Considering all these fluid developments, our best guess is that incremental investments by the private sector next year will probably only match the inevitable decline in public investment. The combined public and private investment activity would thus repeat the level of 2015 and contribute nil to GDP growth. Note, though, that this would still be a smoother outcome than in 2011/2012, when investment went through a boom-and-bust mini-cycle driven by overly generous government subsidies to quickly build photovoltaic energy capacity in the country.
Consumption should remain supportive of GDP growth
Relative to the volatile investment development, consumption will likely maintain its current steady uptrend and contribute to the overall GDP growth probably as much as it did this year and last. Consumption should benefit from continuous improvement in the labour market and consumer confidence. Judging by business surveys, hiring intentions of local employers are the most positive in recent history (see the chart).
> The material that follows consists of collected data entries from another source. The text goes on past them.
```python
SIGNATURES = {
    "oalsfx_batch_create": (C.c_void_p, [C.c_int, C.c_int, C.c_int, C.c_int, C.c_int]),
    "oalsfx_batch_destroy": (None, [C.c_void_p]),
    "oalsfx_batch_error": (C.c_char_p, [C.c_void_p]),
    "oalsfx_last_error": (C.c_char_p, []),
    "oalsfx_batch_instances": (C.c_int, [C.c_void_p]),
    "oalsfx_batch_channels": (C.c_int, [C.c_void_p]),
    "oalsfx_batch_sampling_rate": (C.c_int, [C.c_void_p]),
    "oalsfx_batch_effect_count": (C.c_int, [C.c_void_p]),
    "oalsfx_batch_set_effect": (C.c_int, [C.c_void_p, C.c_int, C.c_int, C.c_int, C.c_void_p, C.c_int]),
    "oalsfx_batch_set_effect_at": (C.c_int, [C.c_void_p, C.c_void_p, C.c_int, C.c_int, C.c_void_p, C.c_int]),
    "oalsfx_batch_set_effect_type": (C.c_int, [C.c_void_p, C.c_int, C.c_int, C.c_int, C.c_int]),
    "oalsfx_batch_set_effect_props": (C.c_int, [C.c_void_p, C.c_int, C.c_int, C.c_int, C.c_void_p, C.c_int]),
    "oalsfx_batch_set_send_props": (C.c_int, [C.c_void_p, C.c_int, C.c_int, C.c_int, C.POINTER(desc.SendProps)]),
# ... 57 lines not shown
    "oalsfx_group_set_effect_props": (C.c_int, [C.c_void_p, C.c_int, C.c_int, C.c_int, C.c_void_p, C.c_int]),
    "oalsfx_group_set_send_props": (C.c_int, [C.c_void_p, C.c_int, C.c_int, C.c_int, C.POINTER(desc.SendProps)]),
    "oalsfx_group_apply_changes": (C.c_int, [C.c_void_p, C.c_int, C.c_int]),
    "oalsfx_group_mix": (C.c_int, [C.c_void_p, C.c_int, C.c_void_p, C.c_void_p]),
    "oalsfx_group_mix_device": (C.c_int, [C.c_void_p, C.c_int, C.POINTER(C.c_void_p), C.POINTER(C.c_void_p)]),
    "oalsfx_group_mix_device_multi": (C.c_int, [C.c_void_p, C.c_int, C.c_int, C.POINTER(C.c_void_p), C.POINTER(C.c_void_p)]),
    "oalsfx_group_set_routing": (C.c_int, [C.c_void_p, C.c_int, C.c_int, C.POINTER(C.c_int), _fp]),
    "oalsfx_group_mix_downmix": (C.c_int, [C.c_void_p, C.c_int, _fp, C.c_int, _fp]),
    "oalsfx_group_mix_downmix_meter": (C.c_int, [C.c_void_p, C.c_int, _fp, C.c_int, _fp, C.c_float, C.c_int, C.c_void_p]),
    "oalsfx_group_synchronize": (C.c_int, [C.c_void_p]),
    "oalsfx_trim_pools": (C.c_ulonglong, []),
    "oalsfx_pools_waiting_bytes": (C.c_ulonglong, []),
    "oalsfx_debug_chain_same_cu": (C.c_longlong, [C.c_void_p]),
    "oalsfx_debug_chain_started": (C.c_int, [C.c_void_p, C.POINTER(C.c_uint), C.POINTER(C.c_uint)]),
    "oalsfx_batch_multi_counts": (C.c_int, [C.c_void_p, C.POINTER(C.c_longlong), C.POINTER(C.c_longlong)]),
    "oalsfx_debug_downmix_uploads": (C.c_longlong, [C.c_void_p]),
    "oalsfx_debug_downmix_vector": (None, [C.c_int]),
    "oalsfx_debug_sampler_uploads": (C.c_longlong, [C.c_void_p]),
    "oalsfx_debug_envelope_uploads": (C.c_longlong, [C.c_void_p]),
    "oalsfx_debug_resampler_uploads": (C.c_longlong, [C.c_void_p]),
    "oalsfx_debug_last_render_kernel": (C.c_char_p, [C.c_void_p]),
    "oalsfx_debug_gate_skew": (None, [C.c_void_p, C.c_uint]),
    "oalsfx_debug_chain_given_up": (C.c_int, [C.c_void_p]),
    "oalsfx_debug_host_pipeline": (C.c_int, [C.c_void_p, C.POINTER(C.c_int), C.POINTER(C.c_double), C.POINTER(C.c_double)]),
    "oalsfx_device_pci_bus_id": (C.c_int, [C.c_int, C.c_char_p, C.c_int]),
    "oalsfx_debug_set_flags": (None, [C.c_int]),
    "oalsfx_debug_ring_address": (C.c_ulonglong, [C.c_void_p, C.c_int, C.c_int]),
    "oalsfx_debug_move_rings": (C.c_int, [C.c_void_p, C.c_int]),
    "oalsfx_debug_probe_rings": (C.c_int, [C.c_void_p, C.c_int, C.POINTER(C.c_double)]),
    "oalsfx_debug_probe_pointer": (C.c_int, [C.c_void_p, C.c_int, C.c_int, C.c_int, C.POINTER(C.c_double)]),
# ... 83 lines not shown
```

Before: 25530.

## Join consecutive chained mix calls into one reverb launch via host-mapped slot

```diff
diff --git a/include/oalsfx_hip_debug.h b/include/oalsfx_hip_debug.h
--- a/include/oalsfx_hip_debug.h
+++ b/include/oalsfx_hip_debug.h
@@ -32,6 +32,10 @@
 int oalsfx_debug_chain_started(oalsfx_batch* b, unsigned* host_total, unsigned* device_total);
 int oalsfx_batch_multi_counts(const oalsfx_batch* b, long long* buffers_in_passes, long long* passes);
 
+int oalsfx_batch_join_counts(const oalsfx_batch* b, long long* joined_calls, long long* joinable_launches);
+#define OALSFX_DEBUG_NO_JOIN 0x1000
+void oalsfx_debug_join_hold(oalsfx_batch* b, int k);
+
 long long oalsfx_debug_downmix_uploads(const oalsfx_batch* b);
 void oalsfx_debug_downmix_vector(int max_floats);
 
diff --git a/oalsfxpp_amd/api.py b/oalsfxpp_amd/api.py
--- a/oalsfxpp_amd/api.py
+++ b/oalsfxpp_amd/api.py
@@ -213,6 +213,14 @@
         k, p = C.c_longlong(0), C.c_longlong(0)
         self._check(self._lib.oalsfx_batch_multi_counts(self._h, C.byref(k), C.byref(p)))
         return k.value, p.value
+
+    def join_counts(self):
+        j, l = C.c_longlong(0), C.c_longlong(0)
+        self._check(self._lib.oalsfx_batch_join_counts(self._h, C.byref(j), C.byref(l)))
+        return j.value, l.value
+
+    def join_hold(self, k):
+        self._lib.oalsfx_debug_join_hold(self._h, int(k))
 
     def synchronize(self):
         self._check(self._lib.oalsfx_batch_synchronize(self._h))
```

The number of jobs in the economy will thus continue to grow, however, probably less than in 2014-2015 when temporary measures boosted employment in the public sector.
Consumption, nevertheless, will be boosted by fiscal electioneering ahead of the parliamentary elections in the spring 2016, that will bring about, for example, an increase in the minimum wage and a decline in VAT on basic foodstuffs. Real incomes of households meanwhile will continue to be boosted by declining costs of energy, which will keep consumer price inflation close to zero. Households, moreover, will also continue to benefit from declining interest rates, which allow them to refinance their mortgages and consumer loans at lower costs, leaving them thus with more income to spend and save. Hitherto, households have been rather cautious and, while borrowing and spending more they also saved more. Indeed, their saving rate in 2015 increased to the highest level in 15 years even as interest rates declined to historic lows. As the labour market tightens and households gain more confidence in their job safety, it is likely that propensity to consume will also increase.
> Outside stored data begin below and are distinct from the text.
int phase_build_table(ms_handle* h, int attempt) {
    const int64_t R = h->phase_n;
    unsigned long long* ctr = phase_ctr(h);
    const unsigned long long last_resort = (h->tab_size >= h->tab_size_max || attempt >= 3) ? 1ULL : 0ULL;
    phase_clear_kernel<<<static_cast<int>(std::min<int64_t>((h->tab_size + 255) / 256, static_cast<int64_t>(h->num_sms) * 8)), 256, 0, h->stream>>>(
        h->b_tab_key.as<unsigned long long>(), h->b_tab_cnt.as<uint32_t>(), h->b_tab_rep.as<long long>(), h->tab_size, ctr, last_resort);
    h->launches++;
    if (R > 0) {
        const int grid = static_cast<int>((R + 255) / 256);
        phase_insert_kernel<<<grid, 256, 0, h->stream>>>(h->b_bits.as<uint32_t>(), h->b_flags.as<uint8_t>(), R, h->vwords,
                                                         phase_seed(attempt), h->b_tab_key.as<unsigned long long>(),
                                                         h->b_tab_cnt.as<uint32_t>(), h->b_tab_rep.as<long long>(),
                                                         h->tab_size - 1, h->b_slot.as<int32_t>(), ctr + 6);
        phase_verify_kernel<<<grid, 256, 0, h->stream>>>(h->b_bits.as<uint32_t>(), R, h->vwords, h->b_tab_rep.as<long long>(),
                                                         h->b_slot.as<int32_t>(), ctr + 4);
        h->launches += 2;
    }
    h->table_attempt = attempt;
    MS_CUDA(h, cudaGetLastError());
    return MS_OK;
}

int phase_compact(ms_handle* h, uint32_t* g_cnt, uint32_t* g_pat, int32_t* g_slot, int64_t cap) {
    MS_CUDA(h, cudaMemsetAsync(phase_ctr(h) + 5, 0, 8, h->stream));
    phase_compact_kernel<<<static_cast<int>((h->tab_size + 255) / 256), 256, 0, h->stream>>>(
        h->b_tab_cnt.as<uint32_t>(), h->b_tab_rep.as<long long>(), h->tab_size, h->b_bits.as<uint32_t>(), h->vwords, phase_ctr(h) + 5,
        g_cnt, g_pat, g_slot, cap);
    h->launches++;
    MS_CUDA(h, cudaGetLastError());
    return MS_OK;
}

int phase_grow_table(ms_handle* h) {
    if (h->tab_size >= h->tab_size_max) MS_FAIL(h, MS_ERR_CUDA, "haplotype table overflow at maximum size");
    h->tab_size = std::min<int64_t>(h->tab_size_max, h->tab_size * 8);
    h->tab_hint = h->tab_size;
    MS_CUDA(h, h->b_tab_key.ensure(static_cast<size_t>(h->tab_size) * 8));
    MS_CUDA(h, h->b_tab_cnt.ensure(static_cast<size_t>(h->tab_size) * 4));
    MS_CUDA(h, h->b_tab_rep.ensure(static_cast<size_t>(h->tab_size) * 8));
    h->table_valid = false;
    return MS_OK;
}
// ... 8 lines not shown
inline int build_table(ms_handle* h, int attempt) { return ms::phase_build_table(h, attempt); }

int phase_groups_copy_out(ms_handle* h, uint32_t* patterns, uint64_t* counts, int64_t cap, int64_t* H, ms_phase_counters* ctr) {
    const int32_t nw = h->vwords;
    const int64_t ng = static_cast<int64_t>(h->groups_cnt.size());
    const int64_t k = std::min<int64_t>(cap, ng);
    if (patterns && k > 0) memcpy(patterns, h->groups_pat.data(), static_cast<size_t>(k) * nw * 4);
    if (counts) for (int64_t i = 0; i < k; ++i) counts[i] = h->groups_cnt[i];
    *H = ng;
    if (ctr) {
        ctr->reported = 0; ctr->insufficient = 0;
        ctr->damaged = h->groups_marg[0]; ctr->gaps = h->groups_marg[1]; ctr->heteroduplex = h->groups_marg[2]; ctr->partial = h->groups_marg[3];
    }
    return MS_OK;
}

}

Global uncertainty pushes growth outlook down
Foreign demand, the long-time key growth driver of the Slovak economy has recently moderated as global economy and trade flows slowed. Contribution of net foreign trade to GDP growth has even turned negative as, growth-wise, imports, fuelled by rising investment activity, overtook exports. Next year, the dynamics of the two should switch on payback in public investment activity and related imports. Exports, nonetheless, will also decelerate as the global economy moderates further due to an ongoing slowdown of emerging countries, especially China. The magnitude of this slowdown, moreover, is subject to increasing pessimism against the downward revisions of global economic growth, lately, for example, by the IMF.
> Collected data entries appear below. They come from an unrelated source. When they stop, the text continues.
@@ -397,6 +384,37 @@
     if (ctl->skip) return;
     adam_body(p, g, m, v, pb, n, lr, b1, b2, eps, wd, decoupled, bc1, bc2, gscale * ctl->coef,
               (int64_t)blockIdx.x * blockDim.x + threadIdx.x, (int64_t)gridDim.x * blockDim.x);
+}
+
+__global__ void adam_ring_append_kernel(AdamRing* ring, AdamJob job) {
+    const int j = ring->njobs;
+    if (j >= ADAM_RING_JOBS) return;
+    job.cursor = 0;
+    ring->job[j] = job;
+    __threadfence();
+    ring->njobs = j + 1;
+}
+__global__ void adam_ring_account_kernel(AdamRing* ring) {
+    int64_t took = 0, all = 0;
+    for (int j = 0; j < ring->njobs; ++j) {
+        took += min(atomicAdd(&ring->job[j].cursor, 0), ring->job[j].nchunks);
+        all += ring->job[j].nchunks;
+    }
+    ring->chunks_tails += took;
+    ring->chunks_all += all;
+}
+constexpr int ADAM_FLUSH_TAKE = 4, ADAM_FLUSH_GRID = 2048, ADAM_FLUSH_BLOCK = 512;
+__global__ __launch_bounds__(ADAM_FLUSH_BLOCK) void adam_flush_kernel(AdamRing* ring) {
+    __shared__ int box[4];
+    adam_chunks(ring, box, nullptr, 0, ADAM_FLUSH_TAKE);
+}
+__global__ __launch_bounds__(512) void adam_probe_kernel(AdamRing* ring, int take) {
+    extern __shared__ __attribute__((aligned(16))) char probe_smem[];
+    adam_chunks(ring, reinterpret_cast<volatile int*>(probe_smem), nullptr, 0, take);
+}
+__global__ void adam_ring_reset_kernel(AdamRing* ring) {
+    if (threadIdx.x < ADAM_RING_JOBS) atomicExch(&ring->job[threadIdx.x].cursor, 0);
+    if (threadIdx.x == 0) { atomicExch(&ring->head, 0); ring->njobs = 0; }
 }
 
 __device__ __forceinline__ void sumsq_acc(const f32x4 x, double& acc, uint32_t& bad) {
@@ -652,6 +670,94 @@
                        weight_decay, decoupled, bc1, bc2, grad_scale, ctl);
     return kalle_check_launch();
 }
+static_assert(ADAM_RING_JOBS == KALLE_ADAM_RING_JOBS, "the ring of adam_tails.h and the header's constant");
+static bool adam_tails_nt() {
+    static const bool nt = [] { const char* e = getenv("KALLE_ADAM_TAILS_NT"); return !(e && e[0] == '0'); }();
+    return nt;
+}
+extern "C" int kalle_adam_ring_create(void** ring) {
+    if (!ring) return KALLE_ERR_ARG;
+    *ring = nullptr;
+    AdamRing* dev = nullptr;
+    if (hipMalloc(reinterpret_cast<void**>(&dev), sizeof(AdamRing)) != hipSuccess) return KALLE_ERR_LAUNCH;
+    if (hipMemset(dev, 0, sizeof(AdamRing)) != hipSuccess) { (void)hipFree(dev); return KALLE_ERR_LAUNCH; }
+    *ring = new KalleAdamRing{dev, 0};
+    return KALLE_OK;
+}
+extern "C" int kalle_adam_ring_destroy(void* ring) {
+    if (!ring) return KALLE_ERR_ARG;
+    KalleAdamRing* r = static_cast<KalleAdamRing*>(ring);
+    const bool ok = hipFree(r->dev) == hipSuccess;
+    delete r;
+    return ok ? KALLE_OK : KALLE_ERR_LAUNCH;
+}
+extern "C" int kalle_adam_ring_append(void* ring, float* param, const float* grad, float* exp_avg, float* exp_avg_sq,
+                                      void* param_bf16, int64_t n, float lr, float beta1, float beta2, float eps,
+                                      float weight_decay, int decoupled, int step, float grad_scale, int chunk_float4,
+                                      void* stream) {
+    if (!ring || !param || !grad || !exp_avg || !exp_avg_sq || n <= 0 || step <= 0 || chunk_float4 < 0) return KALLE_ERR_ARG;
+    if (((uintptr_t)param | (uintptr_t)grad | (uintptr_t)exp_avg | (uintptr_t)exp_avg_sq) & 15) return KALLE_ERR_ARG;
+    if ((uintptr_t)param_bf16 & 7) return KALLE_ERR_ARG;
+    KalleAdamRing* r = static_cast<KalleAdamRing*>(ring);
+    if (r->njobs >= ADAM_RING_JOBS) return KALLE_ERR_UNSUPPORTED;
+    AdamJob job{};
+    job.p = param; job.g = grad; job.m = exp_avg; job.v = exp_avg_sq; job.pb = static_cast<bf16_t*>(param_bf16);
+    job.n = n;
+    job.s.lr = lr; job.s.b1 = beta1; job.s.b2 = beta2; job.s.eps = eps; job.s.wd = weight_decay;
+    job.s.bc1 = 1.f - powf(beta1, (float)step);
+    job.s.bc2 = sqrtf(1.f - powf(beta2, (float)step));
+    job.s.gscale = grad_scale;
+    job.s.decoupled = decoupled;
+    job.nt = adam_tails_nt() ? 1 : 0;
+    job.chunk4 = chunk_float4 > 0 ? chunk_float4 : KALLE_ADAM_CHUNK_FLOAT4;
+    const int64_t nchunks = std::max<int64_t>(((n >> 2) + job.chunk4 - 1) / job.chunk4, 1);
+    if (nchunks > (1 << 30)) return KALLE_ERR_ARG;
+    job.nchunks = (int)nchunks;
+    KALLE_LAUNCH(adam_ring_append_kernel, dim3(1), dim3(1), 0, static_cast<hipStream_t>(stream), r->dev, job);
+    const int rc = kalle_check_launch();
+    if (rc == KALLE_OK) ++r->njobs;
+    return rc;
+}
+extern "C" int kalle_adam_ring_pending(void* ring) {
+    return ring ? static_cast<KalleAdamRing*>(ring)->njobs : KALLE_ERR_ARG;
+}
+extern "C" int kalle_adam_flush(void* ring, void* stream) {
+    if (!ring) return KALLE_ERR_ARG;
+    KalleAdamRing* r = static_cast<KalleAdamRing*>(ring);
+    if (r->njobs == 0) return KALLE_OK;
+    hipStream_t st = static_cast<hipStream_t>(stream);
+    KALLE_LAUNCH(adam_ring_account_kernel, dim3(1), dim3(1), 0, st, r->dev);
+    KALLE_LAUNCH(adam_flush_kernel, dim3(ADAM_FLUSH_GRID), dim3(ADAM_FLUSH_BLOCK), 0, st, r->dev);
+    KALLE_LAUNCH(adam_ring_reset_kernel, dim3(1), dim3(64), 0, st, r->dev);
+    r->njobs = 0;
+    return kalle_check_launch();
+}
+extern "C" int kalle_debug_adam_chunks(void* ring, int nwg, int threads, int lds_bytes, int take, void* stream) {
+    if (!ring || nwg <= 0 || nwg > 65536 || threads < 64 || threads > 512 || (threads & 63) || take < 1 || take > 64)
+        return KALLE_ERR_ARG;
+    if (lds_bytes < 16 || lds_bytes > 160 * 1024) return KALLE_ERR_ARG;
+    const int lds = lds_bytes;
+    static std::atomic<uint64_t> lds_ok{0};
+    kalle_allow_lds(reinterpret_cast<const void*>(adam_probe_kernel), 160 * 1024, lds_ok);
+    KALLE_LAUNCH(adam_probe_kernel, dim3(nwg), dim3(threads), lds, static_cast<hipStream_t>(stream),
+                 static_cast<KalleAdamRing*>(ring)->dev, take);
+    return kalle_check_launch();
+}
+extern "C" int kalle_adam_ring_query(void* ring, int64_t* out, void* stream) {
+    if (!ring || !out) return KALLE_ERR_ARG;
+    KalleAdamRing* r = static_cast<KalleAdamRing*>(ring);
+    hipStream_t st = static_cast<hipStream_t>(stream);
+    static AdamRing host;
+    if (hipMemcpyAsync(&host, r->dev, sizeof(AdamRing), hipMemcpyDeviceToHost, st) != hipSuccess) return KALLE_ERR_LAUNCH;
+    if (hipStreamSynchronize(st) != hipSuccess) return KALLE_ERR_LAUNCH;
+    out[0] = host.njobs; out[1] = host.chunks_tails; out[2] = host.chunks_all; out[3] = 0;
+    for (int j = 0; j < ADAM_RING_JOBS; ++j) {
+        const bool live = j < host.njobs;
+        out[4 + 2 * j] = live ? std::min(host.job[j].cursor, host.job[j].nchunks) : 0;
+        out[5 + 2 * j] = live ? host.job[j].nchunks : 0;
+    }
+    return KALLE_OK;
+}
 extern "C" int kalle_grad_norm_ws_bytes(int nslots) {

Importantly, for the time being at least, the outlook for Germany, Slovakia’s key trading partner, remains relatively positive. Growth in the eurozone overall should be supported by a loose fiscal stance, improvement in financial conditions, and lower oil prices. Our colleagues in the Intesa Sanpaolo research project predict for the eurozone in 2016 growth of 1.7 percent, up from 1.5 percent expected this year. As things stand, hence, our baseline scenario counts on small, yet positive contribution of net exports to Slovak real GDP growth in 2016 (see chart for quantitative details). Clearly though, uncertainty is very high and we may have to revisit this assumption should the global economy falter even more.